Every line containing the string "dict" should be returned from the records.

----- RECORDS FOR PROCESSING

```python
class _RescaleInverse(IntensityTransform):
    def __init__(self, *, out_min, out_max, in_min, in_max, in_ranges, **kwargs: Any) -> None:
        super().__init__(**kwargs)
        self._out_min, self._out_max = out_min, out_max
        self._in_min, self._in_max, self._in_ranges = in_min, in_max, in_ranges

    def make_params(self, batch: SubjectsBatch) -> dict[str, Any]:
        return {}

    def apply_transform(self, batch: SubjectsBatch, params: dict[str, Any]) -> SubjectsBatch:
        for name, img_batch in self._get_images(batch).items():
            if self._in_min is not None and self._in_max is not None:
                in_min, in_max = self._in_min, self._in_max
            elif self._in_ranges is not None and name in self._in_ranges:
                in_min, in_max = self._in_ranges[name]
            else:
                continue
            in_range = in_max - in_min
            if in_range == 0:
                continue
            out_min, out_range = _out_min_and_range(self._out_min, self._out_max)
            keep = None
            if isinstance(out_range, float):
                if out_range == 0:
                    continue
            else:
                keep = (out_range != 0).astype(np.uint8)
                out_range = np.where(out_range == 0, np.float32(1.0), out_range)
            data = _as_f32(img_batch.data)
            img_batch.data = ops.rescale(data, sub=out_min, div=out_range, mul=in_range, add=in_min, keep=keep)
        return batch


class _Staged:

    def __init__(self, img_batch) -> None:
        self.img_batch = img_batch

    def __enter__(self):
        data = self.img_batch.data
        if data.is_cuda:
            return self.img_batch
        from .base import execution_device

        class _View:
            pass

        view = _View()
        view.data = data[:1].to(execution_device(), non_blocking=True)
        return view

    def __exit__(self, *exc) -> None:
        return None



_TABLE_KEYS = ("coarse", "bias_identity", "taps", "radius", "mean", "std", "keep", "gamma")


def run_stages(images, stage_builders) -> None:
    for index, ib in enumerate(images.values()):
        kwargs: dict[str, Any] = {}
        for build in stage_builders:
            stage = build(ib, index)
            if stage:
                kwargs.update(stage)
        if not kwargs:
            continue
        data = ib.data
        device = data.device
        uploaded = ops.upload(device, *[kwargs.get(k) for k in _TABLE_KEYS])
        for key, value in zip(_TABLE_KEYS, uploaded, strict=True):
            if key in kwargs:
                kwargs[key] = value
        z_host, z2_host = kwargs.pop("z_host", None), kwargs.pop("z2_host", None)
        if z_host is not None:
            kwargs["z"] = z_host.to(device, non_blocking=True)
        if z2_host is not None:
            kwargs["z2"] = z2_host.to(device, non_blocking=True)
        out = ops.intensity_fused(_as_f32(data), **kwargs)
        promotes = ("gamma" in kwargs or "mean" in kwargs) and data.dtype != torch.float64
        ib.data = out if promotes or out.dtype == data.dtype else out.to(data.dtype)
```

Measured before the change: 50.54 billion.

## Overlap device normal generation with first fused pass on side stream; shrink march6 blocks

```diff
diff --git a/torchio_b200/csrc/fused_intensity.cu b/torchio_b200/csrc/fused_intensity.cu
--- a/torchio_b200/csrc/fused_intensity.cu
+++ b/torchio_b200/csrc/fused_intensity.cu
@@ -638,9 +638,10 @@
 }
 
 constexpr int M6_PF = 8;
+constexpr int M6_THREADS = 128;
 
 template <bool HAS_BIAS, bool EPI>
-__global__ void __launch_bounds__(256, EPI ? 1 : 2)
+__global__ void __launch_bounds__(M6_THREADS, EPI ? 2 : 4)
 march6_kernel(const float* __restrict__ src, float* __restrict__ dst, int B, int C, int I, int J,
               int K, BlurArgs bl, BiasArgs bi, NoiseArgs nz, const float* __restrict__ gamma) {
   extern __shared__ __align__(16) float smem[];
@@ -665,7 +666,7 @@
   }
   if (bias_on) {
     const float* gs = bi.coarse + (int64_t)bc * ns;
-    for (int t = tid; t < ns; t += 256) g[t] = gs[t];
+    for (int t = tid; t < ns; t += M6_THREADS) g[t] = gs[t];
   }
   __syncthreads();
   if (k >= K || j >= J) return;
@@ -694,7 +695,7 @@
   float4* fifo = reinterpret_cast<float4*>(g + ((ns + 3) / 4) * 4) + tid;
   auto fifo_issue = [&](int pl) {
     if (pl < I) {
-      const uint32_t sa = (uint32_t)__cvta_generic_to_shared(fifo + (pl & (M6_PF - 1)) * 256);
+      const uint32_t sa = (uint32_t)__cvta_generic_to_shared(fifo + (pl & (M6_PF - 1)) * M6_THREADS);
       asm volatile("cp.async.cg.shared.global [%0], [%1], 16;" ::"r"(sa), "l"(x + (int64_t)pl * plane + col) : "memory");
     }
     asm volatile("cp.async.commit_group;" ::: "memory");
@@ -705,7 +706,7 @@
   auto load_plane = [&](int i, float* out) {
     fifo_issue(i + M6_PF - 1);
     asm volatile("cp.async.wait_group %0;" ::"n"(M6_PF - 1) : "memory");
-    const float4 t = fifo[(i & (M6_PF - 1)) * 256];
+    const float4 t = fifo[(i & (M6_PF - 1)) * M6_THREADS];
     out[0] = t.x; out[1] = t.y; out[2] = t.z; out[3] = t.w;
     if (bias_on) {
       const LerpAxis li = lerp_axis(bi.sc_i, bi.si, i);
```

----------
----- RECORDS FOR PROCESSING

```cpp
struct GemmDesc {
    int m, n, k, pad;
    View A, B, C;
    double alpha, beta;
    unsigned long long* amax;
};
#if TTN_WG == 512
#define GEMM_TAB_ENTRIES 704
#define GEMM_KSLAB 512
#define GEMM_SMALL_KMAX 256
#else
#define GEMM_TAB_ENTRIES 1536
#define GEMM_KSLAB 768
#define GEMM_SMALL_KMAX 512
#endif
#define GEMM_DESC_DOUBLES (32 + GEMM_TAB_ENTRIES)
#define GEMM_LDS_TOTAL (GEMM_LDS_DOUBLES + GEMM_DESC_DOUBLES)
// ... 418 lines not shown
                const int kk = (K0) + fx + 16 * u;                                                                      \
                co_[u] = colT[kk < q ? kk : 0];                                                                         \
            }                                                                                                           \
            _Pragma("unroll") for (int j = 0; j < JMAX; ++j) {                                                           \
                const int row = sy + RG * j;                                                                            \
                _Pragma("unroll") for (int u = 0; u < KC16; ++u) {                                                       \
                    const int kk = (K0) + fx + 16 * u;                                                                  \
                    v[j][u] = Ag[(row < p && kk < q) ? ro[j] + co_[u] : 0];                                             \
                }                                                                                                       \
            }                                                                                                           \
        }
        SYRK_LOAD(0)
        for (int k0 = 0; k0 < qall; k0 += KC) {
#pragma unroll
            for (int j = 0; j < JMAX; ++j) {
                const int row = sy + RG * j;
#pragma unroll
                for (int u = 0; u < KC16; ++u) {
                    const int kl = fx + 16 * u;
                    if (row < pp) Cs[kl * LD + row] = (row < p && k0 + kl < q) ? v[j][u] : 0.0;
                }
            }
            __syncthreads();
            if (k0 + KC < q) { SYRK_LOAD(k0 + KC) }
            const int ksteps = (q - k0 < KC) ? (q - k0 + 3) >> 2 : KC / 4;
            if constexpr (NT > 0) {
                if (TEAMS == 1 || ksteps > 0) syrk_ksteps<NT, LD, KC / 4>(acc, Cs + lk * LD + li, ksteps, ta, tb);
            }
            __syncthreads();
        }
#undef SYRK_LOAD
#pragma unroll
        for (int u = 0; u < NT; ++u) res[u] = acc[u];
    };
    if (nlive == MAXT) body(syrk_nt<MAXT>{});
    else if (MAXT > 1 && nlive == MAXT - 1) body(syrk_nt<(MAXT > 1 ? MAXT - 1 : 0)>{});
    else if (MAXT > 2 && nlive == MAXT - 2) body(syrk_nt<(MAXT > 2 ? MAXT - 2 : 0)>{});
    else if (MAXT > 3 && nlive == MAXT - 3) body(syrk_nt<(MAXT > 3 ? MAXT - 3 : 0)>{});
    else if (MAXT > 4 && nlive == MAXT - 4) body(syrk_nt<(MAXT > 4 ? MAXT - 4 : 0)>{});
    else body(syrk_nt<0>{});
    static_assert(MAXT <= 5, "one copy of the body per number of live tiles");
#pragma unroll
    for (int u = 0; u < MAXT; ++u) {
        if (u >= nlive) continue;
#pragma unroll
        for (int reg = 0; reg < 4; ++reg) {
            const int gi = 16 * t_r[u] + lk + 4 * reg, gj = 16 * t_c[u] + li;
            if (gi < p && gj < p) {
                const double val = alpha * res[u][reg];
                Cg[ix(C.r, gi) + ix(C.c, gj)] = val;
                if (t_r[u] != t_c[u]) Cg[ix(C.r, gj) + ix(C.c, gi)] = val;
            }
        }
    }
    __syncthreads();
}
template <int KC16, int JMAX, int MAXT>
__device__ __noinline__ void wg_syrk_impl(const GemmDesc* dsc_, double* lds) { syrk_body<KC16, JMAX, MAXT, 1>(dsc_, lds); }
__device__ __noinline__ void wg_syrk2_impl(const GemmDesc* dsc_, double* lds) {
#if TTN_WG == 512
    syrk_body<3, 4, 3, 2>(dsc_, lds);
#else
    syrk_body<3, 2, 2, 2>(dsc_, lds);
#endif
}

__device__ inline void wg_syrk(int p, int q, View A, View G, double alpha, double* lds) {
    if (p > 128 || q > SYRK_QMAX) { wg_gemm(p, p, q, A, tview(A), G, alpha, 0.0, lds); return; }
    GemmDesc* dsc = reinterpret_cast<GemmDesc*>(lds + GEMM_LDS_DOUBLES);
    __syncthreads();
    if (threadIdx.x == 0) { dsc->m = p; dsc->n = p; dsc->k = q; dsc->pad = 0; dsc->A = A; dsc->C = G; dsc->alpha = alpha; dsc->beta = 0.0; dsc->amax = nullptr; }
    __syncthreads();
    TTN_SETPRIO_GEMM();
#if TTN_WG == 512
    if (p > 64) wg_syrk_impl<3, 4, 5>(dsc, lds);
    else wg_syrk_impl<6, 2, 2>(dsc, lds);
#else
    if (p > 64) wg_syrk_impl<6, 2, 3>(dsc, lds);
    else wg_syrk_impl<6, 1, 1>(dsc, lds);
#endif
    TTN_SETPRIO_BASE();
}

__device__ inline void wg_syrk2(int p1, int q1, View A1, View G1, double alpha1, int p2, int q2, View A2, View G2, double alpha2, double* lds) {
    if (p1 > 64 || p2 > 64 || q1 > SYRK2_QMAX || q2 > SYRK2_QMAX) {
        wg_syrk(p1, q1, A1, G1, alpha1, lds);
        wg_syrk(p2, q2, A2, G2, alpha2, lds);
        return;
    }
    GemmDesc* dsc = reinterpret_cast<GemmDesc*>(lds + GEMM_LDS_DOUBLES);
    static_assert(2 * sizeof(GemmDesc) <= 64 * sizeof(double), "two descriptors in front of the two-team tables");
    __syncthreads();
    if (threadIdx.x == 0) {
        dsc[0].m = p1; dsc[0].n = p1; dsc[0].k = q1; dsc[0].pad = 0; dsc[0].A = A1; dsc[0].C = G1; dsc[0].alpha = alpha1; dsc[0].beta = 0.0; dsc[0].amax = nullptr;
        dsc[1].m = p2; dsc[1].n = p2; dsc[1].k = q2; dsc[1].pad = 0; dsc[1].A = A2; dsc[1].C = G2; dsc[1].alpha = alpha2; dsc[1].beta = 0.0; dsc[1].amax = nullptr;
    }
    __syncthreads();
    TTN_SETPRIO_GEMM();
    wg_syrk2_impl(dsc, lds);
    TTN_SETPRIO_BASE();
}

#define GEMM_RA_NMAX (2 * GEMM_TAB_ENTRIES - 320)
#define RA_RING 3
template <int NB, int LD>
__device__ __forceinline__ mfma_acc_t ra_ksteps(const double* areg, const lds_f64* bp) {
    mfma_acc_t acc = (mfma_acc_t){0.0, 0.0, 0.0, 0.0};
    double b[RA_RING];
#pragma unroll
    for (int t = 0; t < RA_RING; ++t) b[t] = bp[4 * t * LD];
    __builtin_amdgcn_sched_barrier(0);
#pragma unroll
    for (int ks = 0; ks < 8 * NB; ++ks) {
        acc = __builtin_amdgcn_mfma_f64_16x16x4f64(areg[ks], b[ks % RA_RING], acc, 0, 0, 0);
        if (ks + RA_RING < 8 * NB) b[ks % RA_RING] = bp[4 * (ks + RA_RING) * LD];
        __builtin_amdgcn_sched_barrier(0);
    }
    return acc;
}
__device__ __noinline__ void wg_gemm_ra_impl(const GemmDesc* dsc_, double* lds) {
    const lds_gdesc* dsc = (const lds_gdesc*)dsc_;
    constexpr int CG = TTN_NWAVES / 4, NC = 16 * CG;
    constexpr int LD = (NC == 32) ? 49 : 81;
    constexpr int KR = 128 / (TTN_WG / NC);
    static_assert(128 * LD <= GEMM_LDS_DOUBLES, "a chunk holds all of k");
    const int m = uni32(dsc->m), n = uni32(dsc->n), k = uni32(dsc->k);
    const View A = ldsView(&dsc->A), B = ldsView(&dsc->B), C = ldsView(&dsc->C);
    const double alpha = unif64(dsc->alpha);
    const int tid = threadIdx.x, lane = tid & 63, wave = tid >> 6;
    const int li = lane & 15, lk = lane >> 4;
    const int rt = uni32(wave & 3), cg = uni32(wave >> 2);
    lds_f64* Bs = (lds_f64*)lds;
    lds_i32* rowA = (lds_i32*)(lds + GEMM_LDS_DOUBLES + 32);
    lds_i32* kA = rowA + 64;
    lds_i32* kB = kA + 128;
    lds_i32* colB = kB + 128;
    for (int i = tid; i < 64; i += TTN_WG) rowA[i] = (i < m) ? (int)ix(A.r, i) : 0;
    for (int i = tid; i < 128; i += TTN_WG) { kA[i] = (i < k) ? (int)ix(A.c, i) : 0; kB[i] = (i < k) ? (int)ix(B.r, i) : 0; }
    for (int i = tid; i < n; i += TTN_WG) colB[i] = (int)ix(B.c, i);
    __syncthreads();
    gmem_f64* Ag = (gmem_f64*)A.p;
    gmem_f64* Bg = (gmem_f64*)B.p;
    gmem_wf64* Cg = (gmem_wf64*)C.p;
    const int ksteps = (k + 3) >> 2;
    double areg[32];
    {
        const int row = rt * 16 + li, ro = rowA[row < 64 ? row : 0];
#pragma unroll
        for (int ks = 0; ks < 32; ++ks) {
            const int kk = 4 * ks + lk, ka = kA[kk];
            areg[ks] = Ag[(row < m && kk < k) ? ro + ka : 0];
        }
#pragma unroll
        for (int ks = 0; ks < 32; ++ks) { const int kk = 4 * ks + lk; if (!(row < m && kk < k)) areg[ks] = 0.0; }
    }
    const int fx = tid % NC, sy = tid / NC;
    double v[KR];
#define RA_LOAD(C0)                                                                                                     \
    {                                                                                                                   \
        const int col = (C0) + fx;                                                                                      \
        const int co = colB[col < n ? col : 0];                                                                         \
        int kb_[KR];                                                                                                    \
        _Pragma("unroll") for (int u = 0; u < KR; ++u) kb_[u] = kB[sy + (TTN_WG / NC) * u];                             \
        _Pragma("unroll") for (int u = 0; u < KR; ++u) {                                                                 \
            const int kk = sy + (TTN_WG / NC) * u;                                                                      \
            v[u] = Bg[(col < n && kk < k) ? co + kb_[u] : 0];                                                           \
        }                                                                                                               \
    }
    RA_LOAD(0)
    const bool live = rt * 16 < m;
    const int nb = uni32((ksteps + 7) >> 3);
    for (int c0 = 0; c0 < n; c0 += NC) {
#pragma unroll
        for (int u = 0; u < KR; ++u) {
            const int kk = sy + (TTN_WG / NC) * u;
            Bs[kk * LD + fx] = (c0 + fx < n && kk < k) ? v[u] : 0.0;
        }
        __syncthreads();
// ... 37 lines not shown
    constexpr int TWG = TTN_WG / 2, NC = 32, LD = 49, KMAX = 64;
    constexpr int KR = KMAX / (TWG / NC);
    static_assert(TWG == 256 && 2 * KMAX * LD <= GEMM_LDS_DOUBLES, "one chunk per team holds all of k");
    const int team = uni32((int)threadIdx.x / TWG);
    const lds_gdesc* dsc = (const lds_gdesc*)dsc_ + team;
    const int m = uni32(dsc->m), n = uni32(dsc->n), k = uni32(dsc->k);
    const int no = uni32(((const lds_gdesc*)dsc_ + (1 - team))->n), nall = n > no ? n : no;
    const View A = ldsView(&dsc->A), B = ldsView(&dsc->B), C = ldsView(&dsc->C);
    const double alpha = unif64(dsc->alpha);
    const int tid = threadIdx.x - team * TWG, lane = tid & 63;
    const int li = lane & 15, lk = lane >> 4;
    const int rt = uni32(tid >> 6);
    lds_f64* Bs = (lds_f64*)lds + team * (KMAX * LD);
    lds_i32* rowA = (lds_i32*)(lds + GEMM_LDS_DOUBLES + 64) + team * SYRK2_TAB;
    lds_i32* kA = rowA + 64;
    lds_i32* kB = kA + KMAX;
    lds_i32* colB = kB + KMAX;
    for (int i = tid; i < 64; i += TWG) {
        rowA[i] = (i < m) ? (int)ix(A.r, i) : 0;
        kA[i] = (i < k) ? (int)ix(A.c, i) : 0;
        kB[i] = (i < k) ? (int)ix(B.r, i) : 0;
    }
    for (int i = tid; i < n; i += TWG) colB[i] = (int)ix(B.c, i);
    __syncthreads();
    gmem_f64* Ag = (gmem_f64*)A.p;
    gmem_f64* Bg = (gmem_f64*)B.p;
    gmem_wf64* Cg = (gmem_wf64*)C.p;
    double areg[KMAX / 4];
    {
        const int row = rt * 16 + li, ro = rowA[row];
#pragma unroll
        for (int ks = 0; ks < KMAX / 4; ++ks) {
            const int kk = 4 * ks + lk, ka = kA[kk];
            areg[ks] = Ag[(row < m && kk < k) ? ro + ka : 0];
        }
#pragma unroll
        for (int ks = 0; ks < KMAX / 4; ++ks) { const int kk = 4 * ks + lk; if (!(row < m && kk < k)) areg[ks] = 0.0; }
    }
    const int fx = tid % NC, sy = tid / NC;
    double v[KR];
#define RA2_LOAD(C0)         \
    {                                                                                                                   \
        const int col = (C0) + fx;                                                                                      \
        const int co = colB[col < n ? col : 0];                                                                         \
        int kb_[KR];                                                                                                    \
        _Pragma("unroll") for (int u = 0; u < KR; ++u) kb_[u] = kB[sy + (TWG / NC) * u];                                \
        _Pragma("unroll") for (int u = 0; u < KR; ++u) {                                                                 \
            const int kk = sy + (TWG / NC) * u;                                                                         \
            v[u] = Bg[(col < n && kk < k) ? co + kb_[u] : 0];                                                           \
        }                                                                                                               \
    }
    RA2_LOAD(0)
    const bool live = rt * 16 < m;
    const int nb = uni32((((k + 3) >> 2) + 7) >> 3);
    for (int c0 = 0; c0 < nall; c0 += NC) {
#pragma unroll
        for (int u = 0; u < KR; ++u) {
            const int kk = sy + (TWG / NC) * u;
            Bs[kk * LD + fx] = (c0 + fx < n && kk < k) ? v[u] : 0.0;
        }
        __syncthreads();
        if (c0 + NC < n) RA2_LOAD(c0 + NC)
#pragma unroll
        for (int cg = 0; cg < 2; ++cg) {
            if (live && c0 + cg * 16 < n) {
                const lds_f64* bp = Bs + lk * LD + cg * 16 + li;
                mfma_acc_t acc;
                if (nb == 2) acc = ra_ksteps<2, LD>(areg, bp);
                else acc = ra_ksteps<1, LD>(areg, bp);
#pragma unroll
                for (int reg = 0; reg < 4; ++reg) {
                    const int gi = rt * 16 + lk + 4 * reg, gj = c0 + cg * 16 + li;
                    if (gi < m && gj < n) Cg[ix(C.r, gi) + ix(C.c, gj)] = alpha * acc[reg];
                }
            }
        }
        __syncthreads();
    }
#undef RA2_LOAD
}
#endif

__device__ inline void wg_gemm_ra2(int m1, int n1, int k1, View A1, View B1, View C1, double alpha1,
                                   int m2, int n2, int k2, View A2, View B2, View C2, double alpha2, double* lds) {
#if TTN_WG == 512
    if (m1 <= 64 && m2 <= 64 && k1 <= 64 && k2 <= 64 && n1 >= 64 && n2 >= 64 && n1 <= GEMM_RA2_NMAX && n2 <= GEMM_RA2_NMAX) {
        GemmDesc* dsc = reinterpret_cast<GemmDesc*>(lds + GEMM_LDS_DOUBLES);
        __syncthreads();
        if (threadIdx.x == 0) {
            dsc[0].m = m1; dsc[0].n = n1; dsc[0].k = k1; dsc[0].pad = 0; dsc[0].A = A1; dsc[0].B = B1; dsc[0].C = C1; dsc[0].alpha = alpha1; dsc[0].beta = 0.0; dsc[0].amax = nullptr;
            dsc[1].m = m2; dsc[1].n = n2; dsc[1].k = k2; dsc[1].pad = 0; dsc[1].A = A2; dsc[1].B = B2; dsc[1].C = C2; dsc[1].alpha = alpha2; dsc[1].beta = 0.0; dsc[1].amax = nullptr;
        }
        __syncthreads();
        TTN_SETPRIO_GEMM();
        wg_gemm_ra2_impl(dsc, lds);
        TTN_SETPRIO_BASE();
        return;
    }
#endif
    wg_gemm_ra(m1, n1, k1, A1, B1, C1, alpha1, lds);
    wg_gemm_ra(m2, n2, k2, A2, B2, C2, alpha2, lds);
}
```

----------

RESPONSE AREA »
    def make_params(self, batch: SubjectsBatch) -> dict[str, Any]:
    def apply_transform(self, batch: SubjectsBatch, params: dict[str, Any]) -> SubjectsBatch:
        kwargs: dict[str, Any] = {}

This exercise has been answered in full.